Geçtiğimiz hafta bir okurumla aramızdaki konuşma aşağı yukarı şöyle geçti.
O: Sen yazıyorsun da ne oluyor, kim okuyor?
B: Neden böyle düşündün? Aldığım tepkiler benim için gurur verici.
O: Yılmaz Özdil misin sen kendi kendine eğleniyorsun işte.
B: O kadar etkili değilim, keşke olsam (…)
Dedim ve devam ettim; “Biz toplum olarak sevmiyoruz zaten okumayı, okusak da hep aynı şeyi okuyor, dinliyoruz. Sosyal medya hesaplarında yazılan her şeyi doğru kabul ediyoruz. Önünü, ardını düşünmüyoruz, hatta söylediklerinde mantık hatası var mı diye bile bakmıyoruz. Hele birileri öyle ya da böyle ekranlardan bir şey konuşursa hemen inanıyoruz. Her şeyin en iyisini, en doğrusu ya biz ya da inandığımız görüşteki insanlar biliyor. Kendinden pay biç, hayatında kaç tane kullanma kılavuzu okudun, kredi alırken imzaladığın kâğıtlarda neler yazdığına ne kadar hâkimsin? Çalıştığın, yaşadığın yerdeki yangın söndürme talimatlarının ne kadarını biliyorsun? Üye olduğun derneklerin tüzüğü hakkında bir fikrin var mı?”

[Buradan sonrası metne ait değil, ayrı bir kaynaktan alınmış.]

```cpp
__device__ __forceinline__ void blend_group4(float& T, float& Tdead, unsigned long long live_mask, const float (&alpha)[4],
                                             float (&Tb)[4], float (&w)[4], float (&gate)[4]) {
#pragma clang fp contract(off)
    Tb[0] = T;
    w[0] = alpha[0] * Tb[0]; Tb[1] = Tb[0] - w[0];
    w[1] = alpha[1] * Tb[1]; Tb[2] = Tb[1] - w[1];
    w[2] = alpha[2] * Tb[2]; Tb[3] = Tb[2] - w[2];
    w[3] = alpha[3] * Tb[3];
    const float T4 = Tb[3] - w[3];
    if ((__builtin_amdgcn_ballot_w64(T4 < T_EPS) & live_mask) != 0ull) {
        const float after[4] = {Tb[1], Tb[2], Tb[3], T4};
        const bool dies = T4 < T_EPS && T > 0.0f;
        float Tn = T;
#pragma unroll
        for (int j = 0; j < 4; ++j) {
            const bool stop = after[j] < T_EPS;
            w[j] = stop ? 0.0f : w[j];
            gate[j] = stop ? 0.0f : gate[j];
            Tn = stop ? Tn : after[j];
        }
        Tdead = dies ? Tn : Tdead;
        T = (T4 < T_EPS) ? 0.0f : T4;
    } else {
        T = T4;
    }
}
__device__ __forceinline__ void blend_group4(float& T, float& Tdead, unsigned long long live_mask, const float (&alpha)[4],
                                             float (&Tb)[4], float (&w)[4]) {
    float none[4] = {0.f, 0.f, 0.f, 0.f};
    blend_group4(T, Tdead, live_mask, alpha, Tb, w, none);
}

}
```

### exavatar_release_amd/csrc/render_bwd.hip

```cpp
#include <stdlib.h>
#include "blend.h"

namespace exa {
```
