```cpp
int mm_read_packets(mm_ctx* c, float* packets, uint32_t n_chunks) {
    if (!c) return MM_ERR_INVALID;
    if (!packets) return fail(c, MM_ERR_INVALID, "mm_read_packets: null output");
    if (!c->d_fb || c->last_chunks == 0) return fail(c, MM_ERR_INVALID, "mm_read_packets: no mm_trace_chunks yet");
    if (n_chunks > c->last_chunks)
        return fail(c, MM_ERR_INVALID, "mm_read_packets: more chunks than the last dispatch used");
    if (n_chunks == 0) return MM_OK;
    HIPC(c, hipSetDevice(c->device));
    int rc = ensure(c, c->d_packets, c->packets_cap, 16 * (size_t)n_chunks);
    if (rc) return rc;
    HIPC(c, launch_chunk_packets(c->d_fb, c->d_chunks, n_chunks, c->fb_w, c->fb_h, c->d_packets, c->stream));
    HIPC(c, hipMemcpyAsync(packets, c->d_packets, 16 * (size_t)n_chunks * sizeof(float4), hipMemcpyDeviceToHost,
                           c->stream));
    HIPC(c, hipStreamSynchronize(c->stream));
    return MM_OK;
}

int mm_quantize_rgba8(mm_ctx* c, const float* rgba_dev, uint8_t* rgba8_dev, uint64_t n_pixels) {
    if (!c) return MM_ERR_INVALID;
    if ((!rgba_dev || !rgba8_dev) && n_pixels) return fail(c, MM_ERR_INVALID, "mm_quantize_rgba8: null buffer");
    if (n_pixels == 0) return MM_OK;
    if (reinterpret_cast<uintptr_t>(rgba_dev) % 16 || reinterpret_cast<uintptr_t>(rgba8_dev) % 4)
        return fail(c, MM_ERR_INVALID, "mm_quantize_rgba8: misaligned buffer");
    HIPC(c, hipSetDevice(c->device));
    HIPC(c, launch_quantize(reinterpret_cast<const float4*>(rgba_dev), reinterpret_cast<uint32_t*>(rgba8_dev),
                            (size_t)n_pixels, c->stream));
    return MM_OK;
}

int mm_denoise_frames(mm_ctx* c, const float* color_dev, const mm_aov* guides, const mm_denoise_params* p,
                      uint32_t n_frames, uint32_t w, uint32_t h, void* out_dev) {
    if (!p || !guides || !color_dev || !out_dev) return fail(c, MM_ERR_INVALID, "mm_denoise_frames: null argument");
    if (!guides->normal_depth || !guides->albedo || !guides->id)
        return fail(c, MM_ERR_INVALID, "mm_denoise_frames: all three guide buffers are required");
    if (p->n_passes < 1 || p->n_passes > MM_DENOISE_MAX_PASSES)
        return fail(c, MM_ERR_INVALID, "mm_denoise_frames: n_passes must be 1..8");
    if (p->flags & ~MM_DN_RGBA8) return fail(c, MM_ERR_INVALID, "mm_denoise_frames: unknown flags");
    if (w == 0 || h == 0 || n_frames == 0) return fail(c, MM_ERR_INVALID, "mm_denoise_frames: empty tile or no frames");
    const bool rgba8 = (p->flags & MM_DN_RGBA8) != 0;
    if (reinterpret_cast<uintptr_t>(color_dev) % 16 || reinterpret_cast<uintptr_t>(guides->normal_depth) % 16 ||
        reinterpret_cast<uintptr_t>(guides->albedo) % 16 || reinterpret_cast<uintptr_t>(guides->id) % 4 ||
        reinterpret_cast<uintptr_t>(out_dev) % (rgba8 ? 4 : 16))
        return fail(c, MM_ERR_INVALID, "mm_denoise_frames: misaligned buffer (float4: 16 bytes, id and RGBA8: 4)");
    const uint64_t n_pix = (uint64_t)w * h;
    if (n_pix > 0x7FFFFFFFull || n_pix * n_frames > (1ull << 40))
        return fail(c, MM_ERR_INVALID, "mm_denoise_frames: more pixels than one call holds");
    const uint64_t n_all = n_pix * n_frames, out_bytes = n_all * (rgba8 ? 4 : 16);
    if (ranges_overlap(out_dev, out_bytes, color_dev, n_all * 16) ||
        ranges_overlap(out_dev, out_bytes, guides->normal_depth, n_all * 16) ||
        ranges_overlap(out_dev, out_bytes, guides->albedo, n_all * 16) ||
        ranges_overlap(out_dev, out_bytes, guides->id, n_all * 4))
        return fail(c, MM_ERR_INVALID, "mm_denoise_frames: the output overlaps an input");
    if (!c) return MM_ERR_INVALID;
    HIPC(c, hipSetDevice(c->device));
    const uint32_t n_passes = p->n_passes;
    if (n_passes > 1)
        if (int rc = dn_scratch(c, c->d_dn_img, c->dn_img_cap, (n_passes > 2 ? 2 : 1) * (size_t)n_pix)) return rc;
    if (int rc = dn_scratch(c, c->d_dn_keys, c->dn_keys_cap, (size_t)n_all)) return rc;
    if (!c->dn_done) HIPC(c, hipEventCreateWithFlags(&c->dn_done, hipEventDisableTiming));
    if (c->dn_pending && c->dn_stream != c->stream) HIPC(c, hipStreamWaitEvent(c->stream, c->dn_done, 0));
    const float4* color = reinterpret_cast<const float4*>(color_dev);
    HIPC(c, launch_denoise_keys(reinterpret_cast<const float4*>(guides->albedo), guides->id, c->d_dn_keys,
                                (size_t)n_all, c->stream));
    c->dn_pending = true;
    c->dn_stream = c->stream;
    for (uint32_t f = 0; f < n_frames; ++f) {
        const size_t o = (size_t)f * n_pix;
        DnPass a;
        a.nd = reinterpret_cast<const float4*>(guides->normal_depth) + o;
        a.keys = c->d_dn_keys + o;
        a.w = w; a.h = h;
        a.sigma_z = p->sigma_z; a.sigma_l = p->sigma_l;
        a.in = color + o;
        for (uint32_t i = 0; i < n_passes; ++i) {
            const bool last = i + 1 == n_passes;
            a.s = 1u << i;
            a.sl = p->sigma_l * (1.0f / (float)a.s);
            a.rgba8 = last && rgba8;
            if (last) a.out = rgba8 ? (void*)(reinterpret_cast<uint8_t*>(out_dev) + o * 4)
// ... 324 lines not shown
```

Bunları söyledikten sonra onda derin bir sessizlik oldu, ben devam ettim. “Buna karşın aldığın elektronik alet bozulunca yana yana kullanma kılavuzu aramıyor musun? Kredi borcunu ödeyemeyince sözleşmeyi bulup buluşturup aceleyle, kendi lehine boşluk bile arıyorsun, doğru mu?” Sessizlik devam etti. Ben yine durmadım. “Yazdıkların, söylediklerin bugün kaç kişiye ulaşır bilemezsin, yarın bu yazdıkların seni nerelere getirir, kimlerin dikkatini çeker bilemezsin, sözün uçup yazının kalmasının sebebi de biraz budur, onun için ben doğru bildiğimi yazıyorum, bir kişinin bile kafasında tek bir ışık yakabilirsem mutlu oluyorum. Yazdığım köşe yazıları, kitaplar, senaryolar, öyküler, yaptığım haber programları ve canlı yayınlar hep bir şekilde birilerinde bir ışık yakabilmek için…” derin sessizlik, bana hak verdiğinde son buldu. Amacım haklı çıkmak değil derdimi anlatmaktı oysa…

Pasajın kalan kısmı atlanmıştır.